The undersigned hereby grants to each such attorney-in-fact full power
and authority to do and perform any and every act and thing whatsoever
requisite, necessary, or proper to be done in the exercise of any of the
rights and powers herein granted, as fully to all intents and purposes as
the undersigned might or could do if personally present, with full power
of substitution or revocation, hereby ratifying and confirming all that
such attorney-in-fact, or such attorney-in-fact's substitute or substitutes,
shall lawfully do or cause to be done by virtue of this power of attorney
and the rights and powers herein granted.
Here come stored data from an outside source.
template <bool CLAMP, int NKTL, bool FULLL, int TAILK = 0>
__global__ __launch_bounds__(256, ASP_OCC) void attn_sp_out_x3_kernel(const _Float16* __restrict__ qimg,
                                                                const _Float16* __restrict__ kimg,
                                                                const _Float16* __restrict__ vimg,
                                                                const _Float16* __restrict__ eimg, int max_pos,
                                                                float* __restrict__ x, TokMap m,
                                                                const _Float16* __restrict__ woi,
                                                                const float* __restrict__ bo, int Lt, int tpb, int nseq,
                                                                int group, unsigned lt_magic) {
    __shared__ __attribute__((aligned(16))) float rbuf[4][ASP_RFL];
    __shared__ __attribute__((aligned(16))) f32x4 stash[2][4][2][64];
#ifdef A32_STAMP
    A32Stamp sp;
    sp.t = __builtin_readcyclecounter();
    sp.chunks = 0;
#pragma unroll
    for (int i = 0; i < 16; ++i) sp.acc[i] = 0;
#endif
    const int lane = threadIdx.x & 63, wv = __builtin_amdgcn_readfirstlane(threadIdx.x >> 6);
    const int xcd = XCD_ORDER ? (int)(blockIdx.x & 7) : 0, li = XCD_ORDER ? (int)(blockIdx.x >> 3) : (int)blockIdx.x;
    const int nbx = XCD_ORDER ? (int)(gridDim.x >> 3) : (int)gridDim.x;
    const int grp = li / group, gleft = nbx - grp * group;
    const int gs = gleft < group ? gleft : group;
    const int GN = nseq * Lt;
    const int G0 = (xcd * nbx + grp * group) * tpb + (li - grp * group);
    if (G0 >= GN) return;
    const int nleft = (GN - 1 - G0) / gs + 1;
    const int ntl = nleft < tpb ? nleft : tpb;
    auto div_lt = [&](int G) -> int {
        if (__builtin_expect(lt_magic == 0u, 0)) {
            asm volatile("; division path");
            return __builtin_amdgcn_readfirstlane((int)((unsigned)G / (unsigned)Lt));
        }
        return (int)__umulhi((unsigned)__builtin_amdgcn_readfirstlane(G), lt_magic);
// ... 20 lines not shown
    const unsigned seq_bytes = (unsigned)Lt * 8192u;
    const unsigned xstride = (unsigned)m.lstride * 256u, xlane = (unsigned)g16 * 16u;
    const _Float16* wp = woi + wv * 2048 + lane * 8;
    auto tile_of = [&](int G) -> AspTile {
        G = G < GN ? G : GN - 1;
        const int n = div_lt(G);
        AspTile t;
        t.it = G - n * Lt;
        t.so = (unsigned)(n - n0) * seq_bytes;
        return t;
    };

    f16x8 qh, ql, eh[3], el[3], kh[2], kl[2], va[4];
    {
        const AspTile t0 = tile_of(G0);
        asp_load_q(c, t0.so, t0.it, qh, ql);
#pragma unroll
        for (int t = 0; t < 3; ++t) asp_load_e<CLAMP>(c, 32 * t0.it, 0, t, eh[t], el[t]);
#pragma unroll
        for (int jt = 0; jt < 2; ++jt) asp_load_k(c, t0.so, 0, jt, kh[jt], kl[jt]);
#pragma unroll
        for (int g4 = 0; g4 < 4; ++g4) va[g4] = asp_load_v(c, t0.so, 0, g4);
    }
    const int nfull = L >> 6, tail = L & 63;
    const int nch = nfull + (tail ? 1 : 0);

    A32State st;
    st.m = 0.f; st.run = -INFINITY; st.l = 0.f;
    f32x16 o = zero16(), negm = zero16();
    f32x16 s[2];
    if (nch == 1) asp_front<NKTL, CLAMP, true>(c, tile_of(G0 + gs), 0, qh, ql, eh, el, kh, kl, negm, s);
    else asp_front<2, CLAMP, false>(c, tile_of(G0), 1, qh, ql, eh, el, kh, kl, negm, s);

    ASP_CMARK(0);
#pragma unroll 1
    for (int tl = 0; tl < ntl; ++tl) {
        const int G = G0 + tl * gs;
        const AspTile tc = tile_of(G), t1 = tile_of(G + gs);
        const int i0 = 32 * tc.it;
        const int n = n0 + (int)(tc.so / seq_bytes);
        const int nq = __builtin_amdgcn_readfirstlane(n / m.inner);
        char* xbase = reinterpret_cast<char*>(x + ((long)nq * m.outer + (long)(n - nq * m.inner) * m.istride) * 64 + 16 * wv);
        if (nch > 1) asp_reference<2, true>(c, s, 0, st, o, negm);
        else asp_reference<NKTL, FULLL, TAILK>(c, s, 0, st, o, negm);
        int ch = 0;
        while (ch < nch - 2) {
            bool drifted, odd = false;
// ... 3 lines not shown
                float mx = asp_fused<2, 2, true, CLAMP, false, true>(c, tc, ch + 2, tc, ch + 1, qh, ql, eh, el, kh, kl, va, negm, s, sn,
                                                               st, o A32_STAMP_PASS);
                st.run = fmaxf(st.run, mx);
                drifted = __any(st.run > A32_HI || st.run < A32_LO);
                ++ch;
                if (!(ch < nch - 2) || drifted) { odd = true; break; }
                ASP_FMARK(0);
                mx = asp_fused<2, 2, true, CLAMP, false, true>(c, tc, ch + 2, tc, ch + 1, qh, ql, eh, el, kh, kl, va, negm, sn, s, st,
                                                         o A32_STAMP_PASS);
                st.run = fmaxf(st.run, mx);
                drifted = __any(st.run > A32_HI || st.run < A32_LO);
                ++ch;
            } while (ch < nch - 2 && !drifted);
            if (odd) { s[0] = sn[0]; s[1] = sn[1]; }
            if (drifted) asp_reference<2, true>(c, s, 0, st, o, negm);
        }
        if (ch < nch - 1) {
            f32x16 sn[2];
            asp_fused<NKTL, 2, false, CLAMP, true>(c, t1, 0, tc, nch - 1, qh, ql, eh, el, kh, kl, va, negm, s, sn,
                                                   st, o A32_STAMP_PASS);
            asp_reference<NKTL, FULLL, TAILK>(c, sn, 64 * nfull, st, o, negm);
            s[0] = sn[0]; s[1] = sn[1];
        }
        unsigned xo[2];
        f32x4 xold[2], bias;
#pragma unroll
        for (int i = 0; i < 2; ++i) {
            const int l = i0 + 16 * i + c16;
            xo[i] = (unsigned)(l < L ? l : L - 1) * xstride + xlane;
            if (!CLAMP) xold[i] = *reinterpret_cast<const f32x4*>(xbase + xo[i]);
        }
        if (!CLAMP) bias = ldg4(bo + 16 * wv + 4 * g16);
        f32x16 sn[2];
        if (tl + 1 < ntl) {
            const f32x16 zero = zero16();
            if (nch == 1) asp_fused<NKTL, NKTL, false, CLAMP, true, false, TAILK>(c, tile_of(G + 2 * gs), 0, t1, 0, qh, ql, eh, el, kh, kl, va, zero, s, sn, st, o A32_STAMP_PASS);
            else asp_fused<2, NKTL, false, CLAMP, false, true, TAILK>(c, t1, 1, t1, 0, qh, ql, eh, el, kh, kl, va, zero, s, sn, st, o A32_STAMP_PASS);
        } else {
            asp_back<NKTL, TAILK>(s, st, o, va);
        }
        ASP_CMARK(1);
        if (CLAMP) {
#pragma unroll
            for (int i = 0; i < 2; ++i) xold[i] = *reinterpret_cast<const f32x4*>(xbase + xo[i]);
            bias = ldg4(bo + 16 * wv + 4 * g16);
        }
        const f16x8 ah0 = *reinterpret_cast<const f16x8*>(wp), al0 = *reinterpret_cast<const f16x8*>(wp + 512);
        const f16x8 ah1 = *reinterpret_cast<const f16x8*>(wp + 1024), al1 = *reinterpret_cast<const f16x8*>(wp + 1536);
        const float inv = __builtin_amdgcn_rcpf(red_h_sum(st.l));
        f32x4 oa, ob;
#pragma unroll
        for (int r = 0; r < 4; ++r) {
            oa[r] = (o[r] + o[8 + r]) * inv;
            ob[r] = (o[4 + r] + o[12 + r]) * inv;
        }
        const int par = tl & 1;
        stash[par][wv][c.a >> 4][c.hh * 16 + (c.a & 15)] = oa;
        stash[par][wv][c.a >> 4][(2 + c.hh) * 16 + (c.a & 15)] = ob;
        st.m = 0.f; st.run = -INFINITY; st.l = 0.f;
        o = zero16(); negm = zero16();
        s[0] = sn[0]; s[1] = sn[1];
        if (ASP_ABL == 11) {
            if (i0 + c16 < L) asm volatile("global_store_dwordx4 %0, %1, %2\n\ts_nop 1" ::"v"(xo[0]), "v"(oa + ob + xold[0] + bias), "s"(xbase) : "memory");
            continue;
        }
        ASP_CMARK(2);
        __syncthreads();
        ASP_CMARK(3);
#pragma unroll
        for (int i = 0; i < 2; ++i) {
            f16x8 bh0, bl0, bh1, bl1;
// ... 8 lines not shown
            acc = mfma32l(al1, bh1, acc);
            const f32x4 xnew = xold[i] + acc;
            if (i0 + 16 * i + c16 < L)
                asm volatile("global_store_dwordx4 %0, %1, %2\n\ts_nop 1" ::"v"(xo[i]), "v"(xnew), "s"(xbase) : "memory");
        }
        ASP_CMARK(4);
    }
#ifdef A32_STAMP
    ASP_FMARK(0);
    if (lane == 0) {
        const int b = L < 200 ? 32 : 0;
        unsigned long long* slot = g_a32_stamp[(blockIdx.x * 4 + (threadIdx.x >> 6)) & (A32_SLOTS - 1)];
#pragma unroll
        for (int i = 0; i < 16; ++i) atomicAdd(&slot[b + i], sp.acc[i]);
        atomicAdd(&slot[b + 16], 1ull);
        atomicAdd(&slot[b + 17], (unsigned long long)sp.chunks);
    }
#endif
}

}
using namespace X3_NS;

void launch_qkv32_x3(LaunchCtx ctx, const float* x, const TokMap& seq, const _Float16* wi, const float* b,
                     _Float16* qimg, _Float16* kimg, _Float16* vimg) {
    const int N = seq.nblocks / seq.Lb, Lt = (seq.L + 31) / 32;
    const int ntiles = N * Lt;
    const int want = (ntiles + XWAVES - 1) / XWAVES;
    const int grid = want < 512 ? (want > 0 ? want : 1) : 512;
    LAUNCH(ctx, "qkv", (qkv32_x3_kernel<<<grid, 512, 0, ctx.stream>>>(x, seq, Lt, wi, b, qimg, kimg, vimg, ntiles)));
}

The undersigned acknowledges that
the foregoing attorneys-in-fact, in serving in such capacity at the request
of the undersigned, are not assuming, nor is the Company assuming, any of
the undersigned?s responsibilities to comply with Section 16 of the Exchange
Act or Rule 144 of the Securities Act.
This Limited Power of Attorney shall remain in full force and effect until
the undersigned is no longer required to file Forms 3, 4 and 5 with respect
to the undersigned?s holdings of and transactions in securities issued by
the Company, unless earlier revoked by the undersigned in a signed writing
delivered to the foregoing attorneys-in-fact.
IN WITNESS WHEREOF, the undersigned has caused this Power of Attorney to
be executed as of this 18th day of January, 2022.